ADVERSE EFFECTS REPORTED IN POST-MARKETING EXPERIENCE FOR PROSCAR (FINASTERIDE 5
MG)
Breast tenderness and enlargement, as well as hypersensitivity reactions,
including lip swelling and skin rash have been reported.
OVERDOSAGE:
In clinical studies, single doses of finasteride up to 400 mg and multiple doses
of finasteride up to 80 mg/day for three months did not result in adverse
reactions.

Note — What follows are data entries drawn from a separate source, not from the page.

# pabloconrat/our_first_climate_model

Measured on NVIDIA B200. Metric: column*wavelength*layer flux updates/s (repwvl-100 RCE step), higher is better.
Workload: dtype f64

## Files before the change

our_first_climate_model_b200/csrc/rcm_capi.cu:

```cuda
#include <algorithm>
#include <cmath>
#include <cstdio>
#include <cstdlib>
#include <cstring>
#include <new>
#include <functional>
#include <string>
#include <vector>

#include "rcm_jac.cuh"
#include "rcm_fdh.cuh"
#include "rcm_lbl_diag.cuh"

#ifndef M_PI
#define M_PI 3.14159265358979323846
#endif

struct rcm_solver {
    int device = 0;
    cudaStream_t own_stream = nullptr, stream = nullptr;
    rcm_params p{};
    DevConst dc{};
    bool const_dirty = true;
    int opt_angle_cubes = 1;
// ... 421 lines not shown
}


bool use_split(const rcm_solver* s) {
    return !s->lbl_mode && s->has_table && s->nactive == 5 && s->opt_config == 0 && s->opt_path == 0;
}

struct SplitGeom { int ntiles, nitem, nsplit; };
SplitGeom split_geom(const rcm_solver* s, int ncols) {
    SplitGeom g;
    g.ntiles = (ncols + 15) / 16;
    g.nitem = (s->dc.nwvl + 3) / 4;
    g.nsplit = (g.nitem + rcm_split_ipu() - 1) / rcm_split_ipu();
    return g;
}

int ensure_split(rcm_solver* s) {
    const SplitGeom g = split_geom(s, s->cap);
    const size_t tiles = (size_t)g.ntiles, need_part = tiles * g.nsplit * rcm_split_part_doubles();
    if (tiles > s->tile_cap || !s->d_tile) {
        CU(dalloc(s->d_tile, tiles * rcm_split_tile_bytes()));
        s->tile_cap = tiles;
        s->tile_vmr_valid = false;
    }
    if (need_part > s->spart_cap || !s->d_spart) {
        CU(dalloc(s->d_spart, need_part));
        s->spart_cap = need_part;
    }
    if (tiles > s->multi_cap || !s->d_multi) {
        if (s->d_multi) CU(cudaFree(s->d_multi));
        s->d_multi = nullptr;
        CU(cudaMalloc((void**)&s->d_multi, 2 * tiles * sizeof(unsigned)));
        s->multi_cap = tiles;
    }
    if (!s->d_dTstat) CU(dalloc(s->d_dTstat, (size_t)s->cap));
    if (!s->d_counter) {
        CU(dalloc(s->d_counter, (size_t)4));
        CU(cudaMemsetAsync(s->d_counter, 0, 4 * sizeof(unsigned), s->stream));
    }
    return RCM_OK;
}

SplitArgs split_args(rcm_solver* s, int col0, int ncols, int which) {
    const SplitGeom g = split_geom(s, ncols);
    const size_t o = (size_t)col0, t0 = o / 16;
    SplitArgs a{};
    a.ncol = ncols;
    a.diag_ncol = s->ncol;
    a.ntiles = g.ntiles;
    a.nsplit = g.nsplit;
    a.ipu = rcm_split_ipu();
    a.nitem = g.nitem;
    a.nunits = g.ntiles * g.nsplit;
    a.stage_rows = s->opt_stage_rows;
    a.clampk = s->clampk;
    a.h2o_slot = s->h2o_slot;
    a.tau_clamp = s->tau_clamp;
    a.T_floor = s->T_floor;
    a.coef = s->d_coef3;
    a.planck_c = s->d_planck_c;
    a.planck_k = s->d_planck_k;
    a.exp_tab = s->d_exp_tab;
    a.Tlayer = s->d_T + o * NLAY;
    a.Tsurf = s->d_Ts + o;
    a.vmr = s->d_vmr + o * s->nactive * NLAY;
    a.rel_hum = s->d_rh + o * NLAY;
    a.Tprev = s->d_Tprev + o * NLAY;
    a.time_h = s->d_time + o;
    a.E_down = s->d_Ed + o * NLEV;
    a.E_up = s->d_Eu + o * NLEV;
    a.dE = s->d_dE + o * NLAY;
    a.dt = s->d_dt + o;
    a.diag = s->d_diag + o * 4;
    a.solar_col = s->has_col_solar ? s->d_solar_col + o : nullptr;
    a.cloud_col = s->has_col_cloud ? s->d_cloud_col + o : nullptr;
    a.tile = s->d_tile + t0 * rcm_split_tile_bytes();
    a.part = s->d_spart + t0 * g.nsplit * rcm_split_part_doubles();
    a.dTstat = s->d_dTstat + o;
    a.counter = s->d_counter + which;
    a.quota = 1 << 30;
    return a;
}

int split_grid(const rcm_solver* s, const SplitArgs& a, int nsm) {
    (void)s;
    if (a.quota < a.nunits) return (a.nunits + a.quota - 1) / a.quota;
    int per_sm = 3;
    if (const char* e = std::getenv("RCM_CTAS_PER_SM")) {
        const int v = std::atoi(e);
        if (v >= 1 && v < per_sm) per_sm = v;
    }
    return std::min(a.nunits, nsm * per_sm);
}

int split_rt(rcm_solver* s, const SplitArgs& a, int nsm, cudaStream_t st, bool timed) {
    std::pair<cudaEvent_t, cudaEvent_t> ev{};
    if (timed) {
        if (!s->ev_free.empty()) {
            ev = s->ev_free.back();
            s->ev_free.pop_back();
        } else {
            CU(cudaEventCreate(&ev.first));
            CU(cudaEventCreate(&ev.second));
        }
        CU(cudaEventRecord(ev.first, st));
    }
    CU(rcm_launch_split_rt(a, split_grid(s, a, nsm), st));
    s->launches += 1;
    if (timed) {
        CU(cudaEventRecord(ev.second, st));
        s->ev_used.push_back(ev);
        if (s->ev_used.size() >= 1024) {
            const int rc = rcm_kernel_time_ms(s, 0, nullptr, nullptr);
            if (rc != RCM_OK) return rc;
        }
    }
    return RCM_OK;
}

int split_advance(rcm_solver* s, int nsteps) {
    int st = refresh_const(s);
    if (st != RCM_OK) return st;
    st = ensure_split(s);
    if (st != RCM_OK) return st;
    const int nsm = nsm_of(s);
    const SplitArgs a = split_args(s, 0, s->ncol, 0);
    SplitColFlags f{};
    f.prep = 1;
    f.first = (s->step_index == 0);
    f.write_all_vmr = !s->tile_vmr_valid;
    CU(rcm_launch_split_col(a, f, s->stream));
    s->launches += 1;
    s->tile_vmr_valid = true;
    static const int multi_rounds = std::getenv("RCM_MULTI_ROUNDS") ? std::atoi(std::getenv("RCM_MULTI_ROUNDS")) : 24;
    const int grid1 = split_grid(s, a, nsm);
    const bool few_rounds = a.nunits < (long long)multi_rounds * grid1;
    const bool fits = (long long)a.nunits * nsteps + 2LL * grid1 < (1LL << 31);
    if (nsteps >= 2 && fits && (s->opt_multi == 2 || (s->opt_multi == 1 && few_rounds))) {
        SplitMultiArgs m{};
        m.nsteps = nsteps;
        m.done = s->d_multi;
        m.ready = s->d_multi + a.ntiles;
        CU(cudaMemsetAsync(s->d_multi, 0, 2 * (size_t)a.ntiles * sizeof(unsigned), s->stream));
        SplitArgs am = a;
        am.quota = 1 << 30;
        CU(rcm_launch_split_multi(am, m, split_grid(s, am, nsm), s->stream));
        s->launches += 1;
        return RCM_OK;
    }
    for (int k = 0; k < nsteps; ++k) {
        st = split_rt(s, a, nsm, s->stream, k < 4);
        if (st != RCM_OK) return st;
        SplitColFlags e{};
        e.finish = 1;
        e.prep = (k + 1 < nsteps);
        e.first = 0;
        e.write_out = (k + 1 == nsteps);
        e.diag_step = k;
        CU(rcm_launch_split_col(a, e, s->stream));
        s->launches += 1;
    }
    return RCM_OK;
}

int launch(rcm_solver* s, int mode, int nsteps, bool want_diag) {
    int st = refresh_const(s);
    if (st != RCM_OK) return st;
    if (mode == MODE_RT ? !s->has_spectral : !s->has_table) return fail(s, RCM_ERR_STATE, "no lookup table loaded");
    if (s->ncol <= 0) return fail(s, RCM_ERR_STATE, "no columns loaded");
    const int nsm = nsm_of(s);
    Part parts[2];
    const int nparts = plan_parts(s, s->ncol, nsm, parts);
    std::pair<cudaEvent_t, cudaEvent_t> ev;
    if (!s->ev_free.empty()) {
        ev = s->ev_free.back();
        s->ev_free.pop_back();
    } else {
        CU(cudaEventCreate(&ev.first));
        CU(cudaEventCreate(&ev.second));
    }
    CU(cudaEventRecord(ev.first, s->stream));
    for (int ip = 0; ip < nparts; ++ip) {
        st = launch_part(s, mode, nsteps, want_diag, parts[ip], nsm, s->stream);
        if (st != RCM_OK) return st;
    }
    CU(cudaEventRecord(ev.second, s->stream));
    if (mode == MODE_STEP) s->ev_used.push_back(ev); else s->ev_free.push_back(ev);
    if (s->ev_used.size() >= 1024) {
        st = rcm_kernel_time_ms(s, 0, nullptr, nullptr);
        if (st != RCM_OK) return st;
    }
    return RCM_OK;
}


int step_host_split(rcm_solver* s, int nchunk, const double* Tlayer_in, const double* Tsurf_in, const double* vmr_active_in,
                    double* E_down, double* E_up, double* dE, double* Tlayer_out, double* Tsurf_out) {
    int st = ensure_split(s);
    if (st != RCM_OK) return st;
    if (!s->sp_up) {
        int lo = 0, hi = 0;
        CU(cudaDeviceGetStreamPriorityRange(&lo, &hi));
        CU(cudaStreamCreateWithPriority(&s->sp_up, cudaStreamNonBlocking, hi));
        CU(cudaStreamCreateWithPriority(&s->sp_down, cudaStreamNonBlocking, hi));
        for (int i = 0; i < 2; ++i) CU(cudaStreamCreateWithPriority(&s->sp_rt[i], cudaStreamNonBlocking, lo));
        for (int i = 0; i < 24; ++i) {
            CU(cudaEventCreateWithFlags(&s->sp_prep[i], cudaEventDisableTiming));
            CU(cudaEventCreateWithFlags(&s->sp_rtdone[i], cudaEventDisableTiming));
        }
        CU(cudaEventCreateWithFlags(&s->sp_end, cudaEventDisableTiming));
    }
    const int nsm = nsm_of(s);
    const int per = ((s->ncol + nchunk - 1) / nchunk + 15) / 16 * 16;
    int bounds[24];
    int nb = 0;
    bounds[nb++] = 0;
    if (nchunk >= 4 && per >= 64) {
        const int q = per / 4 / 16 * 16;
        bounds[nb++] = q;
        for (int c0 = per; c0 < s->ncol - q; c0 += per) bounds[nb++] = c0;
        bounds[nb++] = std::max(bounds[nb - 1], s->ncol - q) / 16 * 16;
    } else {
        for (int c0 = per; c0 < s->ncol; c0 += per) bounds[nb++] = c0;
    }
    bounds[nb] = s->ncol;
    const size_t D = sizeof(double);
    const int na = s->nactive;
    auto enqueue = [&](bool timed) -> int {
    int nk = 0;
// ... 1510 lines not shown
```

our_first_climate_model_b200/csrc/rcm_kernels.cu:

```cuda
#include <cfloat>
#include <cstdio>

#include "rcm_kernels.cuh"
#include "rcm_diag.cuh"
#include "rcm_jac.cuh"
#include "rcm_fjac.cuh"
#include "rcm_fdh.cuh"
#include "rcm_lbl_diag.cuh"

__constant__ DevConst cst;

cudaError_t rcm_upload_const(const DevConst& c) { return cudaMemcpyToSymbol(cst, &c, sizeof(DevConst)); }

namespace {

#include "rcm_device_math.cuh"
#include "rcm_step_kernel.cuh"

__global__ void rcm_coef_kernel(const double* __restrict__ src, double* __restrict__ dst, int nt, int ns, int nw,
                                int np, int nact, const int* __restrict__ species) {
    const size_t n = (size_t)NLAY * (nt - 1) * nw * nact;
    for (size_t i = blockIdx.x * (size_t)blockDim.x + threadIdx.x; i < n; i += (size_t)gridDim.x * blockDim.x) {
        size_t r = i;
        const int k = r % nact; r /= nact;
// ... 156 lines not shown
    for (int k = 0; k < a.doublings; ++k) {
        const double denom = sub(1.0, mul(r, r));
        const double r2 = add(r, dvd(mul(mul(r, t), t), denom));
        const double t2 = dvd(mul(t, t), denom);
        const double s2 = add(dvd(add(mul(t, s_dir), mul(mul(mul(t_dir, r_dir), r), t)), denom), mul(t_dir, s_dir));
        const double rd2 = add(dvd(add(mul(mul(t, s_dir), r), mul(mul(t, t_dir), r)), denom), r_dir);
        t_dir = mul(t_dir, t_dir);
        s_dir = s2;
        r_dir = rd2;
        r = r2;
        t = t2;
    }
    const double r_total = add(r_dir, mul(mul(dvd(add(t_dir, s_dir), sub(1.0, mul(albedo, r))), t), albedo));
    if (a.r_total) a.r_total[i] = r_total;
    if (a.solar_irr) a.solar_irr[i] = mul(mul(mul(a.daytime, a.E_0), mu_s), sub(1.0, r_total));
    if (a.cloud_tau) a.cloud_tau[i] = dvd(tau_s, 2.0);
}
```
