@@ -517,7 +545,7 @@
 
 template <typename Rec, typename AbiRec>
 static int enqueue_ingest(raftq_t* h, const AbiRec* d, uint64_t n, const raftq_vote_delta_t* vd, uint64_t nv, size_t off_votes,
-                          bool trusted = false) {
+                          bool trusted = false, uint64_t* marks = nullptr ) {
   static_assert(sizeof(Rec) == sizeof(AbiRec), "ABI struct mismatch");
   static_assert(sizeof(VoteDeltaRec) == sizeof(raftq_vote_delta_t), "ABI struct mismatch");
   if (nv > 0xfffffffeull) return fail(h, RAFTQ_EINVAL, "vote delta batch too large");
@@ -553,7 +581,7 @@
   if (n) dense_changed(h);
   if (n && trusted)
     hipLaunchKernelGGL((deltas_in_apply_kernel<Rec>), gm, dim3(kBlock), 0, h->stream, (const Rec*)h->ingest.d, n, h->match, h->ld,
-                       h->G, h->N, h->delta_bad, h->d_total + 1, em, h->self_max, h->narrow_mirror());
+                       h->G, h->N, h->delta_bad, h->d_total + 1, em, h->self_max, h->narrow_mirror(), marks);
   else if (n)
     hipLaunchKernelGGL((deltas_in_kernel<Rec>), gm, dim3(kBlock), 0, h->stream, (const Rec*)h->ingest.d, dev_m, n, h->G, h->N,
                        h->delta_bad, h->d_total + 1, em);
@@ -563,7 +591,7 @@
                        h->d_total + 2, ev);
   if (n && !trusted)
     hipLaunchKernelGGL((apply_deltas_kernel<Rec>), gm, dim3(kBlock), 0, h->stream, h->match, h->ld, (const Rec*)dev_m, n, bad, em,
-                       ev, h->self_max, h->narrow_mirror());
+                       ev, h->self_max, h->narrow_mirror(), marks);
   if (nv) {
     const unsigned long long em_gate = trusted ? kNoEpoch : em;
     hipLaunchKernelGGL(vote_claim_kernel, gv, dim3(kBlock), 0, h->stream, h->claim, h->ld, (const VoteDeltaRec*)dev_v, nv, bad,
@@ -778,6 +806,7 @@
 static void sweep_done(raftq_t* h, unsigned flags, int gpl) {
   const bool commit = flags & (RAFTQ_SWEEP_COMMIT | RAFTQ_SWEEP_GATED);
   h->n_partials = h->gpad / ((uint64_t)kBlock * gpl) * kWaves;
+  h->turn_clean = 0;
   h->last_flags = flags;
   h->last_gpl = gpl;
   if (commit) {
@@ -872,6 +901,7 @@
 }
 
 int raftq_read_committed(raftq_t* h, uint64_t* out) {
+  KeepTurnClean keep(h);
   if (int rc = use_device_idle(h, "raftq_read_committed")) return rc;
   if (!out) return fail(h, RAFTQ_EINVAL, "raftq_read_committed: null argument");
   const uint64_t* src = (h->last_flags & RAFTQ_SWEEP_NO_ADOPT) && h->last_new ? h->last_new : h->committed[h->cur];
@@ -896,6 +926,7 @@
 }
 
 int raftq_self_max(raftq_t* h, int32_t* slot) {
+  KeepTurnClean keep(h);
   if (int rc = use_device_idle(h, "raftq_self_max")) return rc;
   if (!slot) return fail(h, RAFTQ_EINVAL, "raftq_self_max: null argument");
   uint32_t w = 0;
@@ -906,12 +937,20 @@
 }
 
 int raftq_narrow(raftq_t* h, int32_t* valid) {
+  KeepTurnClean keep(h);
   if (int rc = use_device_idle(h, "raftq_narrow")) return rc;
   if (!valid) return fail(h, RAFTQ_EINVAL, "raftq_narrow: null argument");
   uint32_t w = 0;
   HIPCHK(h, hipMemcpyAsync(&w, h->narrow_word(), sizeof w, hipMemcpyDeviceToHost, h->stream));
   HIPCHK(h, hipStreamSynchronize(h->stream));
   *valid = w == kNarrowValid ? 1 : 0;
+  return RAFTQ_OK;
+}
+
+int raftq_turn_marked(raftq_t* h, int32_t* state_out) {
+  if (!h) return fail(nullptr, RAFTQ_EINVAL, "null handle");
+  if (!state_out) return fail(h, RAFTQ_EINVAL, "raftq_turn_marked: null argument");
+  *state_out = h->turn_clean;
   return RAFTQ_OK;
 }
 
@@ -1691,7 +1730,7 @@
   if (h->voters) return false;
   return (flags & (RAFTQ_SWEEP_COMMIT | RAFTQ_SWEEP_GATED)) && !(flags & ~allowed) && h->gpad <= kSegmentsMaxGroups;
 }
-static int enqueue_sweep_segments(raftq_t* h, unsigned flags) {
+static int enqueue_sweep_segments(raftq_t* h, unsigned flags, bool marked) {
   const uint32_t n_tiles = (uint32_t)(h->gpad / kTile);
   if (int rc = ensure_adv(h, (h->gpad * sizeof(Advance16) + sizeof(Advance) - 1) / sizeof(Advance))) return rc;
   HIPCHK(h, h->seg_h.grow((size_t)n_tiles * 4, (size_t)n_tiles * 4, &h->stream));
@@ -1699,8 +1738,12 @@
   const SweepArgs a = sweep_args(h, h->cur, true);
   uint64_t epoch = ++h->compact_epoch;
   if ((uint32_t)epoch == 0) epoch = ++h->compact_epoch;
-  HIPCHK(h, launch_segments(h->N, a, n_tiles, (flags & RAFTQ_SWEEP_GATED) != 0, sweep_policy(flags, sweep_footprint(h)), (Advance16*)h->adv.d, h->seg_h.d,
-                            h->seg_d.d, h->stream));
+  if (marked)
+    HIPCHK(h, launch_segments_marked(h->N, a, h->marks, n_tiles, (flags & RAFTQ_SWEEP_GATED) != 0, sweep_policy(flags, sweep_footprint(h)),
+                                     (Advance16*)h->adv.d, h->seg_h.d, h->seg_d.d, h->stream));
+  else
+    HIPCHK(h, launch_segments(h->N, a, n_tiles, (flags & RAFTQ_SWEEP_GATED) != 0, sweep_policy(flags, sweep_footprint(h)), (Advance16*)h->adv.d, h->seg_h.d,
+                              h->seg_d.d, h->stream));
   sweep_done(h, flags, kGPL);
   hipLaunchKernelGGL(raise_flag_segments_kernel, dim3(1), dim3(kBlock), 0, h->stream, h->d_total + 3, (uint32_t)epoch, h->seg_d.d, n_tiles);
   HIPCHK(h, hipGetLastError());
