# caizexin/GenVC

Measured on AMD Instinct MI355X. Metric: utterances/s (streaming, 1 s chunks; with RTF and first-chunk latency), higher is better.
Workload: dtype f32; 1 GPU; GenVC_small streaming, 1 s chunks, top_k=1, batch 1 per GPU (BASELINE configs[1]); parallelism=replicas x1, utterances sharded by rank, all_gather of token ids

## Files before the change

genvc_amd/csrc/attn64.h:

```cpp
#pragma once
#include "gemm.h"

namespace gvc {

typedef float hb_f32x4 __attribute__((ext_vector_type(4)));

template <bool MASK, int NW = 4>
__global__ __launch_bounds__(NW * 64) void k_attn64_mfma(const float* qb, const float* kb, const float* vb, long long ld, long long bs, int Tq,
                                                     int Tk, float* out, int out_rows, int E, float scale, int out_fm16, const int32_t* fmask) {
    __shared__ float sm[NW][16], sl[NW][16];
    __shared__ __attribute__((aligned(16))) float so[NW][16][68];
    const int tid = threadIdx.x, lane = tid & 63, wave = tid >> 6, r = lane & 15, g = lane >> 4;
    const int q0 = blockIdx.x * 16, h = blockIdx.y, b = blockIdx.z;
    const float* base = qb + (size_t)b * bs + h * 64;
    const float* kbase = kb + (size_t)b * bs + h * 64;
    const float* vbase = vb + (size_t)b * bs + h * 64;
    const int T = Tk;
    const int qi = min(q0 + r, Tq - 1);
    float4 qf[4];
#pragma unroll
    for (int s = 0; s < 4; ++s) {
        qf[s] = *reinterpret_cast<const float4*>(base + (size_t)qi * ld + 16 * s + 4 * g);
        qf[s].x *= scale; qf[s].y *= scale; qf[s].z *= scale; qf[s].w *= scale;
    }
// ... 58 lines not shown
        *reinterpret_cast<float4*>(&so[wave][r][16 * g + 4 * i]) = make_float4(o[0][i], o[1][i], o[2][i], o[3][i]);
    __syncthreads();
    const int qr = tid >> 4, dc = (tid & 15) * 4;
    if (tid < 256 && q0 + qr < Tq) {
        float M = sm[0][qr];
#pragma unroll
        for (int w = 1; w < NW; ++w) M = fmaxf(M, sm[w][qr]);
        float L = 0.f;
        float4 acc = make_float4(0.f, 0.f, 0.f, 0.f);
#pragma unroll
        for (int w = 0; w < NW; ++w) {
            const float f = sm[w][qr] == -INFINITY ? 0.f : expf(sm[w][qr] - M);
            L += sl[w][qr] * f;
            const float4 ov = *reinterpret_cast<const float4*>(&so[w][qr][dc]);
            acc.x += ov.x * f; acc.y += ov.y * f; acc.z += ov.z * f; acc.w += ov.w * f;
        }
        const float inv = 1.0f / L;
        acc.x *= inv; acc.y *= inv; acc.z *= inv; acc.w *= inv;
        if (out_fm16) *reinterpret_cast<float4*>(out + fm16_index(b * out_rows + q0 + qr, h * 64 + dc, E)) = acc;
        else *reinterpret_cast<float4*>(out + ((size_t)b * out_rows + q0 + qr) * E + h * 64 + dc) = acc;
    }
}

}
```

genvc_amd/csrc/gemm.h:

```cpp
#pragma once
#include "common.h"

namespace gvc {

__host__ __device__ __forceinline__ size_t fm16_index(int m, int k, int K) {
    return ((size_t)(m >> 4) * (K >> 4) + (k >> 4)) * 256 + (size_t)((((m & 15) + 16 * ((k & 15) >> 2)) << 2) + (k & 3));
}
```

Until further experience is obtained, no specific treatment for an
overdose with finasteride can be recommended.
Significant lethality was observed in male and female mice at single oral doses
of 1,500 mg/m(squared) (500 mg/kg) and in female and male rats at single oral
doses of 2,360 mg/m(squared) (400 mg/kg) and 5,900 mg/m(squared) (1,000 mg/kg),
respectively.
DOSAGE AND ADMINISTRATION:
The recommended dosage is 1 mg once a day.
FINAST may be administered with or without meals.
In general, daily use for three months or more is necessary before benefit is
observed. Continued use is recommended to sustain benefit. Withdrawal of
treatment leads to reversal of effect within 12 months.